Legislative Notebook: Health insurance marketplace only needs Dayton signature
ST. PAUL — Minnesota senators approved 39-28 a health insurance marketplace along party lines Monday, leaving only Gov. Mark Dayton’s signature as the final step.
Dayton is expected to sign the measure that would give Minnesotans a mostly Web-based place to buy health insurance, as required by federal law. If Minnesota does not establish its marketplace, also known as an exchange, the federal government will. Republicans opposed the marketplace in the Senate, as well as when the House approved it 72-61 early Friday. Bill author Sen. Tony Lourey, DFL-Kerrick, said business representatives such as the Minnesota Chamber of Commerce refused to come up with their own ideas about how to set up an exchange. “At some point, you have to ask if they want a Minnesota exchange...” Lourey said. “I have yet to see that marketplace that they would support.” Republicans and chamber leaders disagreed. Chamber representatives said they spent thousands of hours developing hundreds of suggestions they offered legislators organizing the marketplace bill. The ideas mostly were rejected by Democrats who control the Legislature. The final marketplace bill is a merger of what passed the House and Senate. One of the major changes was in how to fund the estimated $60 million annual marketplace cost. Senators had approved taking money from state funds, while the House wanted to withhold up to 3.5 percent of premiums of policies sold in the marketplace. The compromise was for the first two years taking 1.5 percent of premiums, and allowing the marketplace board to borrow from the state any more funding it needs. Sen. Torrey Westrom, R-Elbow Lake, complained the House-Senate conference committee violated rules when it came up with a funding mechanism that was not included in either body’s original bill. Sen. Paul Gazelka, R-Nisswa, said insurance premiums would rise under a marketplace. Lourey, on the other hand, said costs eventually could fall.
Simple LGA formula
A freshman lawmaker Monday introduced a bill establishing a new way to calculate Local Government Aid. With the support of urban, suburban and greater Minnesota cities, the bill by Rep. Ben Lien, DFL-Moorhead, removes arcane sections of the LGA formula such as how many accidents occur in a city. Backers of the Lien bill also say it would make it easier for cities to predict how much money they can expect. The simplified formula is separate from a Gov. Mark Dayton proposal to add $80 million to the aid the state pays to cities. “Over the last several years the underfunding of the LGA program has hobbled its effectiveness in delivering property tax relief to communities across the state,” said President Bruce Ahlgren of the Coalition of Greater Minnesota Cities and Cloquet mayor. Ahlgren said legislators should notice the support from cities of all types. “Everyone had to come in with realistic expectations,” the mayor said. “While no one walked away with everything they wanted, everyone is pleased that we have a framework for a stable and predictable program into the future.” A similar bill is expected to be introduced in the Senate.
Stumpf against test
A law Minnesota legislators approved last year requiring teachers to pass tests before being licensed is causing problems, Sen. LeRoy Stumpf, DFL-Plummer, said. “The problem is the test is so tough some of the brightest and best potential teachers cannot pass this test,” Stumpf said. “The current test does not accurately assess competent teachers.

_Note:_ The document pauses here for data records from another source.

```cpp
#define RS_HIP(expr)                                                                       \
  do {                                                                                     \
    hipError_t _e = (expr);                                                                \
    if (_e != hipSuccess) {                                                                \
      rs_set_error("%s:%d: %s -> %s", __FILE__, __LINE__, #expr, hipGetErrorString(_e));   \
      return RS_ERR_HIP;                                                                   \
    }                                                                                      \
  } while (0)

#define RS_CHECK(cond, code, ...)  \
  do {                             \
    if (!(cond)) {                 \
      rs_set_error(__VA_ARGS__);   \
      return (code);               \
    }                              \
  } while (0)

static inline int cdiv(long long a, long long b) { return (int)((a + b - 1) / b); }

#if defined(__HIPCC__)
__device__ __forceinline__ float rs_fdiv(float a, float b) {
  const float y0 = __builtin_amdgcn_rcpf(b);
  const float e = __builtin_fmaf(-b, y0, 1.0f);
  const float y = __builtin_fmaf(e, y0, y0);
  const float q0 = a * y;
  const float r0 = __builtin_fmaf(-b, q0, a);
  const float q1 = __builtin_fmaf(r0, y, q0);
  const float r1 = __builtin_fmaf(-b, q1, a);
  const float q = __builtin_fmaf(r1, y, q1);
  const bool special = !(__builtin_fabsf(b) > 0.f && __builtin_fabsf(b) < __builtin_inff() && __builtin_fabsf(a) > 0.f && __builtin_fabsf(a) < __builtin_inff());
  return special ? a * y0 : q;
}

__device__ __forceinline__ unsigned rs_sat_bad(float f) { return !(__builtin_fabsf(f) <= 65504.f); }
__device__ __forceinline__ void rs_sat_flush(unsigned long long* sat, unsigned cnt) {
  if (sat != nullptr && cnt != 0u) atomicAdd(sat, (unsigned long long)cnt);
}
#endif

struct RsDebug {
  int conv_single_stage_nk = 4;
  int conv_persist = 0;
  int conv_tuned = 1;
  int conv_deep = 1;
  int conv_wide_px = 128;
  int wreg_dbg = 0;
  int wreg_waves = 2;
  int conv_wreg = 1;
  int conv_wide1x1 = 1;
  int stem_small_tile = 1;
  int deep_dbg = 0;
  int deconv_variant = 22;
  int fuse_mask_predictor = 1;
  int side_stream = 1;
  int narrow_roialign = 0;
  int use_glds = 1;
  int fuse_shortcut = 1;
  int fuse_stem = 1;
  int fuse_bneck = 1;
  int deep_tile_px = 1;
  int deep_tail = 1;
  int fuse_rpn_heads = 1;
  int merge_levels = 1;
  int graph_small = 1;
  int use_graph = 0;
  int train_roi_side = -1;
  int train_side = -1;
  int wgrad_target = 512;
  int wgrad_cb = 0;
  int select_debug = 0;
  int nms_debug = 0;
  int roi_window = 1;
  int roi_bwd_atomic = 0;
  int roi_order = 1;
  int poly_edge_cap = 0;
  int poly_vertex_cap = 0;
};
const RsDebug& rs_debug();
void rs_debug_reload();

struct ConvSeg {
  const half_t* in;
  const half_t* w;
  const float* bias;
  void* out;
  float* head_out;
  int Ho, Wo, in_Hp, in_Wp, out_Hp, out_Wp;
  int M;
  int tile0;
  long long in_lo, out_lo;
  const float* wscale;
};
#define RS_MAX_SEGS 5

struct ConvParams {
  const half_t* in;
  const half_t* w;
  const float* bias;
  void* out;
  const half_t* res;
  const half_t* up;
  const int* m_count;
  const int* koff;
  int m_mul;
  int M;
  int Ho, Wo;
  int in_Hp, in_Wp, in_Cs, in_off;
  int stride;
  int KH, KW, Cin;
  int Kpad;
  int Cout;
  int out_Hp, out_Wp, out_Cs, out_pad;
  int up_Hp, up_Wp, up_Cs, up_pad;
  int relu;
  int mode;
  int out_f32;
  const float* dot_w;
// ... 180 lines not shown
```

### proj_roadsurf_amd/csrc/conv_deep.hip

```cpp
#include "conv_tile.h"

namespace {

constexpr int BN = 256, NT = 512, MI = 4, WCH = 4;
constexpr int ASTAGE = 256 * 128, WSTAGE = BN * 128;
constexpr int W_BASE = 3 * ASTAGE;
constexpr int LDS_BYTES = 3 * ASTAGE + 2 * WSTAGE;

template <int DBG, bool TRAIN, int NJ, bool SPLIT>
__device__ __forceinline__ void conv_deep_tile(const ConvParams& p, char* smem, const half_t* g_in, const half_t* g_w, const float* g_bias, void* g_out,
                                               float* g_head_out, const int Ho, const int Wo, const int in_Hp, const int in_Wp, const int out_Hp, const int out_Wp,
                                               const int M, const int m0, const int n0, const int q, const long long in_lo, const long long out_lo,
                                               const float* g_wscale) {
  constexpr int APS = (NJ + 1) / 2;
  constexpr int WPX = NJ * 16;
  const int tid = threadIdx.x;
  const int lane = tid & 63;
  const int wave = __builtin_amdgcn_readfirstlane(tid >> 6);
  const int wpx = wave / WCH, wch = wave % WCH;
  (void)q;

  const int lrow = lane >> 3, lchk = lane & 7;
  const half_t* aptr[APS];
  const half_t* wptr[4];
// ... 203 lines not shown
      } else {
        __builtin_amdgcn_sched_barrier(0);
        asm volatile("s_waitcnt lgkmcnt(0)" ::: "memory");
      }
      sab = snext;
      __builtin_amdgcn_sched_barrier(0);
#pragma unroll
      for (int i = 0; i < MI; ++i)
#pragma unroll
        for (int j = 0; j < NJ; ++j)
          acc[i][j] = __builtin_amdgcn_mfma_f32_16x16x32_f16(wf1[i], xf0[j], acc[i][j], 0, 0, 0);
    }
#undef RS_RD_W
#undef RS_RD_X
#ifdef RS_SPLIT_PHASES
    ph_loop1 = __builtin_amdgcn_s_memtime();
    if (p.probe && lane == 0) {
      long long* o = p.probe + ((long long)q * 8 + wave) * 8;
      o[0] = (long long)ph_work; o[1] = (long long)ph_vm; o[2] = (long long)ph_bar; o[3] = nk;
      o[4] = (long long)(ph_loop0 - ph_entry); o[5] = (long long)(ph_loop1 - ph_loop0);
    }
#endif
  } else {
  reads0(0, 0);
  int abuf = 0;
  for (int t = 0; t < nk; ++t) {
    __builtin_amdgcn_sched_barrier(0);
    reads1(abuf, t & 1);
    __builtin_amdgcn_sched_barrier(0);
    asm volatile("s_waitcnt lgkmcnt(%0)" ::"n"(4 + NJ) : "memory");
    __builtin_amdgcn_sched_barrier(0);
#pragma unroll
    for (int i = 0; i < MI; ++i)
#pragma unroll
      for (int j = 0; j < NJ; ++j)
        acc[i][j] = __builtin_amdgcn_mfma_f32_16x16x32_f16(wf0[i], xf0[j], acc[i][j], 0, 0, 0);
    __builtin_amdgcn_sched_barrier(0);
    const int anext = abuf == 2 ? 0 : abuf + 1;
    if (t + 1 < nk) {
      asm volatile("s_waitcnt lgkmcnt(0)" ::: "memory");
      if (t + 2 < nk) asm volatile("s_waitcnt vmcnt(%0)" ::"n"(APS) : "memory");
      else asm volatile("s_waitcnt vmcnt(0)" ::: "memory");
      asm volatile("s_barrier" ::: "memory");
      __builtin_amdgcn_sched_barrier(0);
#ifndef RS_DEEP_LOCKSTEP
      if (wpx) {
#pragma unroll
        for (int i = 0; i < MI; ++i)
#pragma unroll
          for (int j = 0; j < NJ; ++j)
            acc[i][j] = __builtin_amdgcn_mfma_f32_16x16x32_f16(wf1[i], xf1[j], acc[i][j], 0, 0, 0);
        __builtin_amdgcn_sched_barrier(0);
      }
#endif
      if (t + 2 < nk) stage_w();
      if (t + 3 < nk) stage_a();
      reads0(anext, (t + 1) & 1);
#ifndef RS_DEEP_LOCKSTEP
      if (wpx) { abuf = anext; continue; }
#endif
    }
    else {
      __builtin_amdgcn_sched_barrier(0);
      asm volatile("s_waitcnt lgkmcnt(0)" ::: "memory");
    }
    abuf = anext;
    __builtin_amdgcn_sched_barrier(0);
#pragma unroll
    for (int i = 0; i < MI; ++i)
#pragma unroll
      for (int j = 0; j < NJ; ++j)
        acc[i][j] = __builtin_amdgcn_mfma_f32_16x16x32_f16(wf1[i], xf1[j], acc[i][j], 0, 0, 0);
  }
  }
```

Because of this, some well-qualified teachers are in danger of losing their licenses.” Stumpf said the test rewards teachers who take tests well, not necessarily those who are smart. A bill going through the Legislature would allow teachers who do not pass the tests temporary licenses for three years. Also, a task force would look into the situation. “I think we should go even further and eliminate this test,” Stumpf said. “It is difficult enough to find good people willing to become teachers, let alone put unnecessary obstacles in their way which could discourage more students from entering into the profession.”
Small hospital help
Hospitals and other health institutions with fewer than 25 beds no longer need to obtain national accreditation before providing advanced diagnostic imaging. Gov. Mark Dayton signed written by Sen. Kent Eken, DFL-Twin Valley, and Rep. Jay McNamar, DFL-Elbow Lake. During committee hearings, lawmakers learned that obtaining the accreditation from one of three national organizations was expensive. The bill was written so advance procedures remain affordable to small hospitals. Institutions still would be to be licensed by the state Health Department.